Тем временем, как фермер, который старается быть в курсе всех устройств для подталкивания земель, имеющих неприятную привычку давать скудные урожаи, к лучшей привычке давать обильные, я не буду пытаться скрыть досаду, с которой я обнаруживаю этого скрягу — римского сенатора, жившего за два века до Христа и к северу от Монте-Дженнаро, который никогда не слышал о «корнерезке Хови» или о законе первичных элементов, — излагающим правила культуры настолько ясные, настолько уместные, настолько полные, что я, имеющий преимущества двух тысяч лет, не нахожу в них ничего, над чем можно было бы посмеяться, если не считать нескольких возлияний богам; и это, учитывая, что я как раз сейчас воскуряю немного фимиама (гаванского) нимфе Волуции, излишне.
[Сноска D: Это упоминание, конечно, исключает сенаторские формулы мазей, слабительных, скотских снадобий и маринованной свинины.]
[Сноска E: CXXXIV. Катон, De Re Rusticâ.]
И если бы сенатор Катон проснулся завтра в белом доме, который смотрит сквозь дождь вон там, и открыл свой маленький заплесневелый пергамент с небрежными максимами и, веря в него, завел бы конкурирующую ферму по выращиванию бобов или винограда — держась подальше от газет, — я не сомневаюсь, что он оказался бы таким же бережливым соседом, как мой добрый друг дьякон.
Мы, люди девятнадцатого века, работающие среди наших капуст, срезающие портулак и пырей, склонны принимать очень самодовольную позу, опираясь на черенки наших мотыг, — как будто мы совершаем великие дела в области иллюстрации физиологии и смежных наук. Но правда в том, что старый Лаэрт почти три тысячи лет назад, в своей обвислой шапке и с сальной бородой, точно так же мотыжил свой портулак и пырей на своем бобовом участке на холмах Итаки. Разница между нами, что касается урожая и инструментов, в конце концов, постыдно мала. Он боялся долгоносика в своих бобах, а мы — килы в нашей капусте; у нас есть «Геральд», а у него не было; у нас есть «Плантейшн-Биттерс», а у него был его кувшин библианского вина.

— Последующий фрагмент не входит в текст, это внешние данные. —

# TrevorS/voxtral-mini-realtime-rs

Hardware: AMD Instinct MI355X
Metric: decode_tok_per_s (higher is better)
Workload: dtype f32

## Files before the change

### include/voxtral_hip.h

```cpp
#ifndef VOXTRAL_HIP_H
#define VOXTRAL_HIP_H

#include <stddef.h>
#include <stdint.h>

#ifdef __cplusplus
extern "C" {
#endif

#define VOX_OK 0
#define VOX_ERR_INVALID 1
#define VOX_ERR_IO 2
#define VOX_ERR_HIP 3
#define VOX_ERR_NOTFOUND 4
#define VOX_ERR_UNSUPPORTED 5

#define VOX_MEM_HOST 0
#define VOX_MEM_DEVICE 1

typedef struct vox_ctx vox_ctx;
typedef struct vox_gguf vox_gguf;
typedef struct vox_q4 vox_q4;
typedef struct vox_model vox_model;
typedef struct vox_cache vox_cache;
typedef struct vox_graph vox_graph;

const char* vox_last_error(void);
int32_t vox_abi_version(void);
int32_t vox_device_count(int32_t* n);

int32_t vox_ctx_create(int32_t device, vox_ctx** out);
int32_t vox_ctx_destroy(vox_ctx* ctx);
int32_t vox_ctx_synchronize(vox_ctx* ctx);
int32_t vox_ctx_set_shared(vox_ctx* ctx, int32_t shared);
int32_t vox_ctx_stream(vox_ctx* ctx, void** hip_stream_out);
int32_t vox_dev_alloc(vox_ctx* ctx, size_t nbytes, void** out);
int32_t vox_dev_free(vox_ctx* ctx, void* p);
int32_t vox_dev_upload(vox_ctx* ctx, void* dst_dev, const void* src_host, size_t nbytes);
int32_t vox_dev_download(vox_ctx* ctx, void* dst_host, const void* src_dev, size_t nbytes);
int32_t vox_dev_copy(vox_ctx* ctx, void* dst_dev, const void* src_dev, size_t nbytes);

int32_t vox_resample_len(size_t n_in, uint32_t sr_in, uint32_t sr_out, size_t* n_out);
int32_t vox_resample(vox_ctx* ctx, const float* in, size_t n_in, uint32_t sr_in, uint32_t sr_out, float* out, size_t cap, size_t* n_out,
                     int32_t mem_kind);
int32_t vox_resample_plan(uint32_t sr_in, uint32_t sr_out, int32_t* fft_in, int32_t* fft_out, int32_t* delay, float* cutoff, float* taps_or_null, size_t cap);
int32_t vox_peak_normalize(float* samples, size_t n, float target_peak);

typedef struct {
    uint32_t sample_rate;
    uint32_t n_left_pad_tokens;
    float    frame_rate;
    uint32_t extra_right_pad_tokens;
} vox_pad_cfg;
int32_t vox_pad_cfg_voxtral(vox_pad_cfg* cfg);
int32_t vox_pad_len(size_t n, const vox_pad_cfg* cfg, size_t* out);
int32_t vox_pad_audio(const float* in, size_t n, const vox_pad_cfg* cfg, float* out);
int32_t vox_num_audio_tokens(size_t n, const vox_pad_cfg* cfg, size_t* out);

typedef struct {
    uint32_t max_mel_frames;
    uint32_t hop_length;
    uint32_t sample_rate;
    uint32_t overlap_frames;
} vox_chunk_cfg;
typedef struct { size_t start_sample, end_sample, index; int32_t is_last; } vox_chunk;
int32_t vox_needs_chunking(size_t n, const vox_chunk_cfg* cfg, int32_t* out);
int32_t vox_chunk_plan(size_t n, const vox_chunk_cfg* cfg, vox_chunk* out, size_t cap, size_t* n_chunks);

int32_t vox_mel_num_frames(size_t n_samples, size_t* out);
int32_t vox_mel_filterbank(float* out_128x201);
int32_t vox_hann_window(int32_t length, float* out);
int32_t vox_mel_compute_log(vox_ctx* ctx, const float* samples, size_t n, float* out_Tx128, int32_t mem_kind);

int32_t vox_time_embedding(float t, int32_t dim, float* out);

int32_t vox_gguf_open(const char* path, vox_gguf** out);
int32_t vox_gguf_open_memory(const void* data, size_t size, vox_gguf** out);
int32_t vox_gguf_open_shards(const void* const* shards, const size_t* sizes, int32_t n, vox_gguf** out);
int32_t vox_gguf_close(vox_gguf* g);
int32_t vox_gguf_version(const vox_gguf* g, uint32_t* out);
int32_t vox_gguf_tensor_count(const vox_gguf* g, uint64_t* out);
int32_t vox_gguf_tensor_name(const vox_gguf* g, uint64_t index, const char** out);
int32_t vox_gguf_tensor_info(const vox_gguf* g, const char* name, uint64_t dims[4], uint32_t* ndims,
                             uint32_t* dtype, uint64_t* nbytes);
int32_t vox_gguf_tensor_data(const vox_gguf* g, const char* name, void* dst, size_t cap);

int32_t vox_q4_tensor_from_bytes(vox_ctx* ctx, const uint8_t* raw, size_t nbytes, int64_t N, int64_t K, vox_q4** out);
int32_t vox_q4_tensor_shape(const vox_q4* q, int64_t* N, int64_t* K);
int32_t vox_q4_tensor_num_blocks(const vox_q4* q, int64_t* out);
int32_t vox_q4_tensor_dequantize(vox_ctx* ctx, const vox_q4* q, float* out_NxK);
int32_t vox_q4_tensor_free(vox_q4* q);
int32_t vox_q4_matmul(vox_ctx* ctx, const vox_q4* w, const float* x, int32_t B, int32_t M, float* out, int32_t mem_kind);
int32_t vox_q4_linear_forward(vox_ctx* ctx, const vox_q4* w, const float* bias_or_null, const float* x,
                              int32_t B, int32_t M, float* out, int32_t mem_kind);

int32_t vox_dense_tensor_from_f32(vox_ctx* ctx, const float* w_NxK, const float* w_other_or_null, int64_t N, int64_t K, vox_q4** out);
int32_t vox_linear_forward_ex(vox_ctx* ctx, const vox_q4* w, const float* bias_or_null, const float* x, int32_t B, int32_t M, float* out, int32_t epilogue, int32_t mem_kind);
int32_t vox_conv_downsample(vox_ctx* ctx, const float* x_CxL, int32_t C, int32_t L, const float* w1, const float* b1, const float* w2, const float* b2, int32_t O, float* out_OxL2);

typedef struct {
    int32_t enc_layers, enc_dim, enc_heads, enc_head_dim, enc_ffn, enc_window;
    int32_t dec_layers, dec_dim, dec_heads, dec_kv_heads, dec_head_dim, dec_ffn, dec_window, vocab;
    int32_t n_mels, reshape_factor, t_cond_dim;
    float rope_theta, norm_eps;
} vox_model_cfg;

int32_t vox_attention(vox_ctx* ctx, const float* q, const float* k, const float* v, int32_t M, int32_t kv_len, int32_t n_heads,
                      int32_t n_kv_heads, int32_t head_dim, int32_t offset, int32_t window, float* out, int32_t mem_kind);

int32_t vox_q4_model_load(vox_ctx* ctx, const char* gguf_path, vox_model** out);
#define VOX_LOAD_LAYOUT_ONLY 1u
int32_t vox_q4_model_load_ex(vox_ctx* ctx, const char* gguf_path, uint32_t flags, vox_model** out);
int32_t vox_q4_model_load_gguf(vox_ctx* ctx, vox_gguf* g, uint32_t flags, vox_model** out);
int32_t vox_f32_model_load(vox_ctx* ctx, const char* safetensors_path, vox_model** out);
int32_t vox_model_free(vox_model* m);
int32_t vox_model_config(const vox_model* m, vox_model_cfg* out);
int32_t vox_model_weight_bytes(const vox_model* m, uint64_t* out);
int32_t vox_model_arena(const vox_model* m, void** dev_ptr, uint64_t* nbytes);
int32_t vox_model_arena_finalize(vox_model* m);
int32_t vox_model_replicate(const vox_model* src, vox_ctx* dst_ctx, vox_model** out);
int32_t vox_model_memory(const vox_model* m, uint64_t out[4]);

int32_t vox_model_set_t_embed(vox_model* m, const float* t_embed_host);
int32_t vox_model_set_decode_engine(vox_model* m, int32_t on, int32_t* active_or_null);
int32_t vox_model_set_prefix_cache(vox_model* m, int32_t on, int32_t* active_or_null);
int32_t vox_model_prefix_info(const vox_model* m, int32_t out[4]);
int32_t vox_model_set_batch_engine(vox_model* m, int32_t on, int32_t* active_or_null, uint64_t* launches_or_null);

int32_t vox_encode_audio(vox_model* m, const float* mel_128xT, int32_t T, float* out, int32_t cap_rows,
                         int32_t* S, int32_t mem_kind);
int32_t vox_transcribe_streaming(vox_model* m, const float* mel_128xT, int32_t T, const float* t_embed,
                                 int32_t* out_ids, int32_t cap, int32_t* n_ids, float* logits_or_null,
                                 int32_t mem_kind);
int32_t vox_transcribe_audio(vox_model* m, const float* samples, size_t n, const float* t_embed,
                             int32_t* out_ids, int32_t cap, int32_t* n_ids, int32_t mem_kind);

int32_t vox_transcribe_batch(vox_model* m, int32_t n, const float* const* samples, const size_t* n_samples, const float* t_embed,
                             int32_t* const* out_ids, const int32_t* caps, int32_t* n_ids, int32_t mem_kind);
int32_t vox_transcribe_batch_ex(vox_model* m, int32_t n, const float* const* samples, const size_t* n_samples, const int32_t* norm_group_or_null, const float* t_embed,
                                int32_t* const* out_ids, const int32_t* caps, int32_t* n_ids, int32_t mem_kind);
int32_t vox_model_set_sessions(vox_model* m, int32_t sessions);
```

М. Варрон, другой римский фермер, лежит под той же обложкой «De Re Rusticâ» с Катоном и, кажется, обладал большим литературным тактом, хотя и меньшей прямолинейной проницательностью. И все же он сразу бросает вызов нашему доверию, так откровенно рассказывая нам о поводе своего писательства на такую тему. Жизнь, говорит он, — это пузырь, а жизнь старика — пузырь, готовый лопнуть. Ему восемьдесят, и он должен упаковать свой багаж, чтобы уйти из этого мира. («Annus octogesimus admonet me, ut sarcinas colligam antequam proficiscar e vitâ».) Поэтому он записывает для своей жены Фундании правила, по которым она может управлять фермой.
И она, должно быть, была весьма почтенной пожилой леди, чтобы иметь дело с вилликами и колонами, если ее возраст находился в подходящем соотношении с возрастом ее мужа. Зрелость многих сельских писателей, которых я представил, не может не поразить. Так, Ксенофонт обрел силу на своих элианских полях, которая позволила ему дожить до девяноста с лишним лет; Катон дожил до восьмидесяти с лишним; а теперь у нас есть Варрон, пишущий свою книгу под Тускулумом в восемьдесят лет и доживший до того, чтобы советоваться с Фунданией еще десять лет. Плиний (старший), который, если и не был фермером, имел свои загородные дома и оставил очень многое для установления нашего знакомства с римской сельской жизнью, был крепким, выносливым человеком, с такими солдатскими привычками и большой воздержанностью, что это гарантировало добрые восемьдесят лет, — если бы он не пал под тем убийственным облаком пепла от Везувия в 79 году.